[英]Reading a binary file with python
I find particularly difficult reading binary file with Python.我发现用 Python 读取二进制文件特别困难。 Can you give me a hand?
你能帮我个忙吗? I need to read this file, which in Fortran 90 is easily read by
我需要阅读这个文件,它在 Fortran 90 中很容易被阅读
int*4 n_particles, n_groups
real*4 group_id(n_particles)
read (*) n_particles, n_groups
read (*) (group_id(j),j=1,n_particles)
In detail, the file format is:详细来说,文件格式为:
Bytes 1-4 -- The integer 8.
Bytes 5-8 -- The number of particles, N.
Bytes 9-12 -- The number of groups.
Bytes 13-16 -- The integer 8.
Bytes 17-20 -- The integer 4*N.
Next many bytes -- The group ID numbers for all the particles.
Last 4 bytes -- The integer 4*N.
How can I read this with Python?我如何用 Python 读取它? I tried everything but it never worked.

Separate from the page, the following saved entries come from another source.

# i3drobotics/i3dr_stereo_camera-ros

Hardware: AMD Instinct MI355X
Metric: stereo pairs/sec + ms/frame, 1920×1080 D=256 8-path SGM, 1/2/4/8 MI355X (higher is better)
Workload: dtype u8

## Files before the change

### i3dr_stereo_camera-ros_amd/csrc/census_sgm.hip

```cpp
#include "sgm_device.h"
#include "sgm_launch.h"

#include <atomic>
#include <string>

#ifndef SGM_WPE
#define SGM_WPE 4
#endif
#ifndef SGM_WPE32
#define SGM_WPE32 4
#endif
#ifndef SGM_NT_STORE
#define SGM_NT_STORE 1
#endif
#ifndef SGM_NT_LOAD
#define SGM_NT_LOAD 1
#endif
#ifndef SGM_EXP
#define SGM_EXP 0
#endif
#if SGM_EXP != 0 && !defined(SGM_EXPERIMENT_BUILD)
#error "SGM_EXP builds give invalid results: define SGM_EXPERIMENT_BUILD as well (never in a release build)"
#endif
#ifndef SGM_LRPRIO_HW
#define SGM_LRPRIO_HW 37
#endif
#ifndef SGM_LRPRIO_DIAG
#define SGM_LRPRIO_DIAG 64
#endif
#ifndef SGM_UPWTA_PRIO
#define SGM_UPWTA_PRIO 0
#endif
#ifndef SGM_ROWS_LPL8
#define SGM_ROWS_LPL8 0
#endif
#ifndef SGM_P32
#define SGM_P32 1
#endif

#include <algorithm>
#include <cstdio>
#include <cstdlib>
#include <vector>

namespace sgm {

#define SGM_CENSUS_BIT(B)                                                              \
    asm("v_cmp_lt_u32_sdwa vcc, %1, %2 src0_sel:BYTE_" #B " src1_sel:DWORD\n\t"      \
        "v_addc_co_u32_e32 %0, vcc, %0, %0, vcc"                                       \
        : "+v"(acc) : "v"(w), "v"(c) : "vcc")
__device__ __forceinline__ void census_bit(uint32_t& acc, uint32_t w, uint32_t c, int b)
{
    switch (b) {
    case 0: SGM_CENSUS_BIT(0); break;
    case 1: SGM_CENSUS_BIT(1); break;
    case 2: SGM_CENSUS_BIT(2); break;
    default: SGM_CENSUS_BIT(3); break;
    }
}
#undef SGM_CENSUS_BIT

template <int PITCH>
__device__ __forceinline__ uint64_t census_code_lds(const uint8_t* tile, int ty, int tx)
{
    static_assert(PITCH % 4 == 0, "u32 rows");
    const uint32_t* t32 = (const uint32_t*)tile + (PITCH / 4) * ty + (tx >> 2);
    const int sb = tx & 3;
    const uint32_t c = tile[(ty + 3) * PITCH + tx + 4];
    uint32_t lo = 0, hi = 0;
#pragma unroll
    for (int dy = 6; dy >= 0; dy--) {
        const uint32_t* r = t32 + (PITCH / 4) * dy;
        const uint32_t w0 = r[0], w1 = r[1], w2 = r[2];
        const uint32_t a0 = __builtin_amdgcn_alignbyte(w1, w0, sb);
        const uint32_t a1 = __builtin_amdgcn_alignbyte(w2, w1, sb);
        const uint32_t a2 = __builtin_amdgcn_alignbyte(w2, w2, sb);
#pragma unroll
        for (int dx = 8; dx >= 0; dx--) {
            if (dy == 3 && dx == 4) continue;
            const int k = dy * 9 + dx - (dy * 9 + dx > 31 ? 1 : 0);
            const uint32_t w = dx < 4 ? a0 : dx < 8 ? a1 : a2;
            if (k >= 32) census_bit(hi, w, c, dx & 3);
            else census_bit(lo, w, c, dx & 3);
        }
    }
    return (uint64_t)lo | ((uint64_t)hi << 32);
}

__global__ __launch_bounds__(256) void k_census9x7(const uint8_t* __restrict__ L, const uint8_t* __restrict__ R,
                                                   size_t stride, int W, int H,
                                                   uint64_t* __restrict__ cL, uint64_t* __restrict__ cR, int ch, int gray)
{
    __shared__ __attribute__((aligned(16))) uint8_t tile[10 * 72];
    const uint8_t* img = blockIdx.z ? R : L;
    uint64_t* out = blockIdx.z ? cR : cL;
    const int x0 = blockIdx.x * 64, y0 = blockIdx.y * 4;
    if (ch == 3) {
        for (int i = threadIdx.x; i < 10 * 72; i += 256) {
            int ty = i / 72, tx = i - ty * 72;
            int yy = min(max(y0 + ty - 3, 0), H - 1), xx = min(max(x0 + tx - 4, 0), W - 1);
            const uint8_t* s = img + (size_t)yy * stride + 3 * xx;
            tile[i] = (uint8_t)gray_px(s[0], s[1], s[2], gray);
        }
    } else {
        for (int i = threadIdx.x; i < 10 * 72; i += 256) {
            int ty = i / 72, tx = i - ty * 72;
            int yy = min(max(y0 + ty - 3, 0), H - 1), xx = min(max(x0 + tx - 4, 0), W - 1);
            tile[i] = img[(size_t)yy * stride + xx];
        }
    }
    __syncthreads();
    const int tx = threadIdx.x & 63, ty = threadIdx.x >> 6;
    const int x = x0 + tx, y = y0 + ty;
    if (x >= W || y >= H) return;
    out[(size_t)y * W + x] = census_code_lds<72>(tile, ty, tx);
}
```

我尝试了一切,但从未奏效。 Is there any chance I might use a f90 program in python, reading this binary file and then save the data that I need to use?
我有没有可能在 python 中使用 f90 程序,读取这个二进制文件,然后保存我需要使用的数据?
Read the binary file content like this:像这样读取二进制文件内容:
with open(fileName, mode='rb') as file: # b is important -> binary
fileContent = file.read()
then "unpack" binary data using struct.unpack :然后使用struct.unpack “解压”二进制数据:
The start bytes: struct.unpack("iiiii", fileContent[:20])
起始字节:
struct.unpack("iiiii", fileContent[:20])
The body: ignore the heading bytes and the trailing byte (= 24);正文:忽略标题字节和尾随字节(= 24); The remaining part forms the body, to know the number of bytes in the body do an integer division by 4;
剩下的部分构成正文,要知道正文中的字节数,进行整数除以 4; The obtained quotient is multiplied by the string
'i'
to create the correct format for the unpack method:获得的商乘以字符串
'i'
以创建 unpack 方法的正确格式:
struct.unpack("i" * ((len(fileContent) -24) // 4), fileContent[20:-4])
The end byte: struct.unpack("i", fileContent[-4:])
结束字节:
struct.unpack("i", fileContent[-4:])
In general, I would recommend that you look into using Python's struct module for this.一般来说,我建议您为此考虑使用 Python 的struct模块。 It's standard with Python, and it should be easy to translate your question's specification into a formatting string suitable for
struct.unpack()
.它是 Python 的标准,应该很容易将您的问题规范转换为适合
struct.unpack()
的格式字符串。
Do note that if there's "invisible" padding between/around the fields, you will need to figure that out and include it in the unpack()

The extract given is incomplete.